Hermann is speaking to the patient’s mother, but his words are intended as much for the counselor in the room, who, Hermann tells me later, is among his best. She will be seeing the girl with KS within the next week, perhaps for as long as two hours, to tell her in far greater depth about her cancer and about the treatment she is to receive.
Within minutes, the girl and her mother are gone, their places in the patient’s chairs taken by others. The ill come and go with such speed, I struggle to maintain the boundaries between them.
Hermann looks at me and smiles humorlessly.
>
“What do you think are her chances of survival?” he asks.
“I don’t have the knowledge to guess,” I say.
“In Lusikisiki, they are maybe fifty-fifty. If she was in Cape Town, they are maybe ninety percent. There she would be hospitalized to test the blood in her stool. She would be put on chemotherapy treatment. Here, the hospital is full and there is only sometimes chemotherapy, usually not. Here we can treat her diarrhea and her TB. We cannot treat her KS. ARVs are not meant for treating KS. Maybe they will strengthen her immune system enough for her to fight the cancer. Maybe not. Later she will be asked if she has family in Durban.” He glances at the counselor to ensure that she is listening. “If she can, she must be treated in a city.”
ABOUT FIFTEEN MINUTES later, after another two patients have come and gone, I try to recall the expression on the face of the young woman as Hermann delivered his bad news. I find that I cannot recollect her face at all. I try again and again. Her face will not come to me.
This is my first conscious experience of my own prejudice, the first time I have watched myself write off a life that is still being lived. Now that I am aware of it and begin to look for it, the symptoms will grow both darker and more vivid.
IT IS LATE afternoon. The line outside the door to Hermann’s examination room has been whittled away. Five or six solitary souls sit slumped in chairs, waiting to finally see the doctor.

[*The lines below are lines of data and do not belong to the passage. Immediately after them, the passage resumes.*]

int splice_augment_structure(const float* img, float* out, float* scratch, int H, int W, int flip, int n_ops, const int* order,
                             const float* factors, float blur_sigma, splice_stream_t stream);

size_t splice_keys_selfsim_ws_bytes(int T, int D);
int splice_keys_selfsim_fwd(const float* K, int ldk, int T, int D, float eps, float* S, void* ws,
                            splice_stream_t stream);
int splice_keys_selfsim_bwd(const float* dS, const float* S, int T, int D, float eps, float* dK, int lddk,
                            int accumulate, void* ws, splice_stream_t stream);

int splice_mse(const float* a, int lda, const float* b, int ldb, int rows, int cols, float weight,
               float* loss_accum, float* grad, int ldg, splice_stream_t stream);

int splice_patchify(const float* img, splice_bf16* patches, int B, int H, int W, int p, int Tld,
                    int normalize, splice_stream_t stream);
int splice_unpatchify(const float* dpatches, float* dimg, int B, int H, int W, int p, int Tld,
                      int normalize, splice_stream_t stream);
int splice_cast_f32_bf16(const float* x, splice_bf16* y, size_t n, splice_stream_t stream);
int splice_cast_bf16_f32(const splice_bf16* x, float* y, size_t n, splice_stream_t stream);
int splice_transpose_f32_bf16(const float* x, splice_bf16* y, int rows, int cols, int ldy, splice_stream_t stream);
int splice_resize_bilinear_fwd(const float* in, float* out, int planes, int h, int w, int oh, int ow, splice_stream_t stream);
int splice_resize_bilinear_bwd(const float* dout, float* din, int planes, int h, int w, int oh, int ow, splice_stream_t stream);

int splice_vit_create(int patch, int dim, int depth, int heads, void** out_handle);
void splice_vit_destroy(void* vit);
int splice_vit_set_param(void* vit, const char* name, const float* data, long long numel, splice_stream_t stream);
float splice_vit_qscale(void* vit);
int splice_vit_params_complete(void* vit);
int splice_vit_enable_fp8(void* vit, splice_stream_t stream);
int splice_vit_ctx_create(void* vit, int B, int H, int W, const float* pos_TD, int need_grad,
                          splice_stream_t stream, void** out_ctx);
void splice_vit_ctx_destroy(void* ctx);
int splice_vit_ctx_info(void* ctx, int* T, int* Tld, int* rows);
int splice_vit_ctx_set_top_cls_only(void* ctx, int on);
int splice_vit_ctx_set_fp8(void* ctx, int mode);
int splice_vit_forward(void* ctx, const float* img, int normalize, splice_stream_t stream);
int splice_vit_forward_ex(void* ctx, const float* img, int normalize, int grad_pass_begin, splice_stream_t stream);
int splice_vit_forward_passes(void* ctx, const float* img, int normalize, int grad_pass_begin, int pass_begin, int pass_end,
                              splice_stream_t stream);
int splice_vit_get_tensor(void* ctx, int kind, int layer, void** out_ptr);
int splice_vit_read_tensor(void* ctx, int kind, int layer, void* dst, size_t bytes, splice_stream_t stream);
int splice_vit_backward(void* ctx, int pass_begin, int pass_end, const float* const* d_block,
                        const float* const* d_qkv, const float* const* d_keys, float* d_img,
                        int normalize, splice_stream_t stream);
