## Move encode/decode step pipeline into native code with alternate-stream ordering

Adds a native StepPipeline that schedules encode and decode across two HIP streams with ring-slot events. Per-step Python stream and event bookkeeping is replaced by one C call. A planner picks an 'alternate' order, which runs encode and decode back-to-back on one stream and alternates streams per step, when both kernels would use no more workgroups than there are CUs. Otherwise it keeps the prior overlap order. This cuts host overhead and cross-stream waits when kernels are too small to fill the GPU, at the cost of extra plans and more complex ordering logic.

```diff
diff --git a/aad_amd/capi.py b/aad_amd/capi.py
--- a/aad_amd/capi.py
+++ b/aad_amd/capi.py
@@ -71,6 +71,7 @@
 TRIAL_LANES = {"dual": 0, "single": 1}
 OPTION_SIMD_ROLE = 5
 SIMD_ROLE_OFF = -1
+STEP_ORDERS = {"auto": -1, "overlap": 0, "alternate": 1}
 LANE_STATE_DTYPE = np.dtype([("weight", "<i4", (4,)), ("history", "<i4", (4,)),
                              ("stepsize_index", "<i4"), ("quantize_error", "<i4")])
 
@@ -96,6 +97,8 @@
     "AADHip_PlanarEncodePlanCreate", "AADHip_PlanarEncodePlanRun",
     "AADHip_PlanarReconstructPlanCreate", "AADHip_PlanarReconstructPlanRun", "AADHip_PlanarReconstructPlanRunStats",
     "AADHip_WindowReconstructPlanCreate", "AADHip_WindowReconstructPlanDestroy", "AADHip_WindowReconstructPlanRun",
+    "AADHip_StepPipelineCreate", "AADHip_StepPipelineRun", "AADHip_StepPipelineDestroy", "AADHip_StepPipelineOrder",
+    "AADHip_StepPipelineImageStride", "AADHip_StepPipelineEncodePlan", "AADHip_StepPipelineDecodePlan",
 ]
 WAV_SYMBOLS = ["AADWav_ParseHeader", "AADWav_WriteHeader", "AADWav_ConvertToPcm16"]
 SYNTH_SYMBOLS = ["AADSynth_Generate"]
@@ -197,6 +200,21 @@
     lib.AADHip_DecodePlanDestroy.restype = None
     lib.AADHip_DecodePlanRun.argtypes = [vp, vp, vp]
     lib.AADHip_DecodePlanRun.restype = C.c_int
+    lib.AADHip_StepPipelineCreate.argtypes = [vp, vp, C.POINTER(AADEncodeParameter), C.c_uint32, C.c_uint32, C.c_uint32, C.POINTER(vp),
+                                              C.c_int32, C.POINTER(vp)]
+    lib.AADHip_StepPipelineCreate.restype = C.c_int
+    lib.AADHip_StepPipelineRun.argtypes = [vp, vp, vp, C.POINTER(vp), C.POINTER(C.c_uint32)]
+    lib.AADHip_StepPipelineRun.restype = C.c_int
+    lib.AADHip_StepPipelineDestroy.argtypes = [vp]
+    lib.AADHip_StepPipelineDestroy.restype = None
+    lib.AADHip_StepPipelineOrder.argtypes = [vp]
+    lib.AADHip_StepPipelineOrder.restype = C.c_int32
+    lib.AADHip_StepPipelineImageStride.argtypes = [vp]
+    lib.AADHip_StepPipelineImageStride.restype = C.c_uint64
+    lib.AADHip_StepPipelineEncodePlan.argtypes = [vp, C.c_uint32]
+    lib.AADHip_StepPipelineEncodePlan.restype = vp
+    lib.AADHip_StepPipelineDecodePlan.argtypes = [vp, C.c_uint32]
+    lib.AADHip_StepPipelineDecodePlan.restype = vp
     lib.AADHip_WindowDecodePlanCreate.argtypes = [vp, C.POINTER(AADHeaderInfo), C.c_int32, C.c_uint32, vp, C.POINTER(vp)]
     lib.AADHip_WindowDecodePlanCreate.restype = C.c_int
     lib.AADHip_MixedWindowDecodePlanCreate.argtypes = [vp, C.c_uint32, C.c_int32, C.c_uint32, vp, vp, C.POINTER(vp)]
diff --git a/aad_amd/csrc/aad_hip_engine.hip b/aad_amd/csrc/aad_hip_engine.hip
--- a/aad_amd/csrc/aad_hip_engine.hip
+++ b/aad_amd/csrc/aad_hip_engine.hip
@@ -22,6 +22,7 @@
 #include "aad_encode_launch.hip.h"
 #include "aad_format.h"
 #include "aad_hip_internal.h"
+#include "aad_step_schedule.h"
 #include "aad_tiles.h"
 #include "aad_window_reconstruct.hip.h"
 
@@ -2316,6 +2317,193 @@
   return reconstruct_batch(ctx, parameter, segmentation, num_streams, pcm, num_samples, output_kind, out_pcm, stats);
 }
 
+
+struct AADHipStepPipeline {
+  AADHipContext *ctx[2];
+  AADHipEncodePlan *enc[2];
+  AADHipDecodePlan *dec[2];
+  aad::StepOrder order;
+  uint32_t ring;
+  uint64_t k, stride, out_elements;
+  std::vector<uint8_t *> images;
+  std::vector<hipEvent_t> own[2];
+  std::vector<hipEvent_t> done[2];
+  const int16_t *last_out;
+};
+
+namespace {
+
+void step_pipeline_free(AADHipStepPipeline *p)
+{
+  for (int q = 0; q < 2; q++) {
+    AADHip_EncodePlanDestroy(p->enc[q]);
+    AADHip_DecodePlanDestroy(p->dec[q]);
+  }
+  for (auto &events : p->own)
+    for (hipEvent_t e : events)
+      if (e != nullptr) (void)hipEventDestroy(e);
+  delete p;
+}
+
+AADApiResult step_pipeline_launch(AADHipStepPipeline *p, aad::StepKernel kernel, uint32_t queue, uint32_t slot, hipEvent_t start,
+                                  hipEvent_t stop, const int16_t *device_pcm, int16_t *device_out)
+{
+  const AADApiResult rc = AADHip_ContextSignalNextRun(p->ctx[queue], start, stop);
+  if (rc != AAD_APIRESULT_OK) return rc;
+  p->done[(int)kernel][slot] = stop;
+  return kernel == aad::StepKernel::Encode ? AADHip_EncodePlanRun(p->enc[queue], device_pcm, p->images[slot], nullptr)
+                                           : AADHip_DecodePlanRun(p->dec[queue], p->images[slot], device_out);
+}
+
+}
+
+AADApiResult AADHip_StepPipelineCreate(struct AADHipContext *ctx0, struct AADHipContext *ctx1, const struct AADEncodeParameter *parameter,
+                                       uint32_t num_streams, uint32_t num_samples, uint32_t ring, uint8_t *const *device_images,
+                                       int32_t order, struct AADHipStepPipeline **pipeline)
+{
+  if (pipeline == nullptr) return AAD_APIRESULT_INVALID_ARGUMENT;
+  *pipeline = nullptr;
+  if (ctx0 == nullptr || ctx1 == nullptr || ctx0 == ctx1 || parameter == nullptr || device_images == nullptr || num_streams == 0 ||
+      !aad::step_ring_ok(ring) || order < AAD_HIP_STEP_ORDER_AUTO || order > AAD_HIP_STEP_ORDER_ALTERNATE)
+    return AAD_APIRESULT_INVALID_ARGUMENT;
+  if (ctx0->device != ctx1->device || ctx0->stream == ctx1->stream) return AAD_APIRESULT_INVALID_ARGUMENT;
+  for (uint32_t i = 0; i < ring; i++)
+    if (device_images[i] == nullptr) return AAD_APIRESULT_INVALID_ARGUMENT;
+  if (ctx0->signal_refused || ctx1->signal_refused) {
+    snprintf(ctx0->last_error, sizeof(ctx0->last_error),
+             "AADHip_StepPipelineCreate: refused, ROC_SYSTEM_SCOPE_SIGNAL=0 (the pipeline orders its two streams with the kernels' own "
+             "completion signals, AADHip_ContextSignalNextRun)");
+    return AAD_APIRESULT_NG;
+  }
+  AADHeaderInfo header;
+  if (AADFormat_ParameterToHeader(parameter, num_samples, AAD_HIP_MAX_NUM_CHANNELS, &header) != AAD_APIRESULT_OK ||
+      !AADFormat_HeaderFieldsValid(&header, AAD_HIP_MAX_NUM_CHANNELS))
+    return AAD_APIRESULT_INVALID_FORMAT;
+  const uint64_t image_size = AADHip_CalculateEncodedSize(parameter, num_samples);
+  if (image_size == 0) return AAD_APIRESULT_INVALID_FORMAT;
+  const uint64_t stride = (image_size + 63u) / 64u * 64u;
+  std::vector<AADHipStreamDesc> table(num_streams);
+  for (uint32_t i = 0; i < num_streams; i++)
+    table[i] = AADHipStreamDesc{(uint64_t)i * num_samples * parameter->num_channels, (uint64_t)i * stride, stride, num_samples, 0};
+
+  AADHipStepPipeline *p = new (std::nothrow) AADHipStepPipeline();
+  if (p == nullptr) return AAD_APIRESULT_NG;
+  p->ctx[0] = ctx0;
+  p->ctx[1] = ctx1;
+  p->ring = ring;
+  p->stride = stride;
+  p->out_elements = (uint64_t)num_streams * num_samples * parameter->num_channels;
+  p->images.assign(device_images, device_images + ring);
+  AADApiResult rc = AADHip_EncodePlanCreate(ctx0, parameter, num_streams, table.data(), &p->enc[0]);
+  for (auto &d : table) d.data_size = image_size;
+  if (rc == AAD_APIRESULT_OK) rc = AADHip_DecodePlanCreate(ctx1, &header, 1, num_streams, table.data(), &p->dec[1]);
+  if (rc == AAD_APIRESULT_OK) {
+    const aad::EncodeArgs &e = p->enc[0]->run.args;
+    const aad::DecodeArgs &d = p->dec[1]->args;
+    p->order = (aad::StepOrder)aad::plan_step_order(
+        ctx0->device_info, ctx0->knobs, aad::EncodeBatch{e.bits, e.channels, e.num_streams, e.trials, e.block_size, e.ring_ok != 0},
+        aad::DecodeBatch{d.total_blocks, d.num_streams, d.channels, d.bits, d.samples_per_block, d.block_size, d.code_phase_uniform,
+                         d.pcm_aligned16 != 0, true, d.stream_stores != 0},
+        order);
+    if (p->order == aad::StepOrder::Alternate) {
+      rc = AADHip_DecodePlanCreate(ctx0, &header, 1, num_streams, table.data(), &p->dec[0]);
+      for (auto &t : table) t.data_size = stride;
+      if (rc == AAD_APIRESULT_OK) rc = AADHip_EncodePlanCreate(ctx1, parameter, num_streams, table.data(), &p->enc[1]);
+    }
+  }
+  if (rc == AAD_APIRESULT_OK) {
+    DeviceGuard guard(ctx0);
+    bool ok = guard.ok;
+    for (int kernel = 0; kernel < 2 && ok; kernel++) {
+      p->own[kernel].assign(ring, nullptr);
+      p->done[kernel].assign(ring, nullptr);
+      for (uint32_t i = 0; i < ring && ok; i++)
+        ok = hip_ok(ctx0, hipEventCreateWithFlags(&p->own[kernel][i], hipEventDisableTiming), "hipEventCreateWithFlags");
+    }
+    if (!ok) rc = AAD_APIRESULT_NG;
+  }
+  if (rc != AAD_APIRESULT_OK) {
+    step_pipeline_free(p);
+    return rc;
+  }
+  *pipeline = p;
+  return AAD_APIRESULT_OK;
+}
+
+AADApiResult AADHip_StepPipelineRun(struct AADHipStepPipeline *p, const int16_t *device_pcm, int16_t *device_out,
+                                    void *const *timing_events, uint32_t *slot)
+{
+  if (p == nullptr || device_pcm == nullptr || device_out == nullptr) return AAD_APIRESULT_INVALID_ARGUMENT;
+  hipEvent_t timing[4] = {nullptr, nullptr, nullptr, nullptr};
+  if (timing_events != nullptr)
+    for (int i = 0; i < 4; i++) {
+      if (timing_events[i] == nullptr) return AAD_APIRESULT_INVALID_ARGUMENT;
+      timing[i] = static_cast<hipEvent_t>(timing_events[i]);
+    }
+  const uint64_t k = p->k;
+  const bool overlaps = p->last_out != nullptr && device_out < p->last_out + p->out_elements && p->last_out < device_out + p->out_elements;
+  const aad::StepSchedule s = aad::step_schedule(k, p->ring, p->order, overlaps);
+  DeviceGuard guard(p->ctx[0]);
+  if (!guard.ok) return AAD_APIRESULT_NG;
+  auto wait_before = [&](aad::StepKernel before) {
+    for (uint32_t i = 0; i < s.num_waits; i++) {
+      const aad::StepWait &w = s.waits[i];
+      if (w.before != before) continue;
+      AADHipContext *ctx = p->ctx[w.queue];
+      const hipEvent_t event = p->done[(int)w.of][w.step % p->ring];
+      if (event == nullptr) {
+        snprintf(ctx->last_error, sizeof(ctx->last_error), "AADHip_StepPipelineRun: step %llu carries no event to wait for",
+                 (unsigned long long)w.step);
+        return false;
+      }
+      if (!hip_ok(ctx, hipStreamWaitEvent(ctx->stream, event, 0), "hipStreamWaitEvent")) return false;
+    }
+    return true;
+  };
+  auto own_event = [&](aad::StepKernel kernel) {
+    return aad::step_kernel_is_waited_for(k, p->ring, p->order, kernel) ? p->own[(int)kernel][s.slot] : (hipEvent_t) nullptr;
+  };
+  if (!wait_before(aad::StepKernel::Encode)) return AAD_APIRESULT_NG;
+  AADApiResult rc = step_pipeline_launch(p, aad::StepKernel::Encode, s.encode_queue, s.slot, timing[0],
+                                         timing_events != nullptr ? timing[1] : own_event(aad::StepKernel::Encode), device_pcm, device_out);
+  if (rc != AAD_APIRESULT_OK) return rc;
+  if (!wait_before(aad::StepKernel::Decode)) return AAD_APIRESULT_NG;
+  rc = step_pipeline_launch(p, aad::StepKernel::Decode, s.decode_queue, s.slot, timing[2],
+                            timing_events != nullptr ? timing[3] : own_event(aad::StepKernel::Decode), device_pcm, device_out);
+  if (rc != AAD_APIRESULT_OK) return rc;
+  if (timing_events != nullptr && p->order == aad::StepOrder::Overlap && own_event(aad::StepKernel::Decode) != nullptr) {
+    AADHipContext *ctx = p->ctx[s.decode_queue];
+    if (!hip_ok(ctx, hipEventRecord(own_event(aad::StepKernel::Decode), ctx->stream), "hipEventRecord")) return AAD_APIRESULT_NG;
+    p->done[(int)aad::StepKernel::Decode][s.slot] = own_event(aad::StepKernel::Decode);
+  }
+  p->last_out = device_out;
+  p->k = k + 1;
+  if (slot != nullptr) *slot = s.slot;
+  return AAD_APIRESULT_OK;
+}
+
+void AADHip_StepPipelineDestroy(struct AADHipStepPipeline *p)
+{
+  if (p == nullptr) return;
+  DeviceGuard guard(p->ctx[0]);
+  if (guard.ok) {
+    (void)hipStreamSynchronize(p->ctx[0]->stream);
+    (void)hipStreamSynchronize(p->ctx[1]->stream);
+  }
+  step_pipeline_free(p);
+}
+
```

An impossibly large man stoops through the door, straightens himself to full height, and shakes Hermann’s hand. He must be six feet five at least. He wears a pair of overalls, unbuttoned to the top of his stomach, no shirt underneath. The pectorals on his bare chest push the flaps of his overalls aside like curtains.
He sits down in the patient’s chair. Hermann picks up his folder, begins reading, then drops it. He looks up, his eyes wide, his nostrils flared.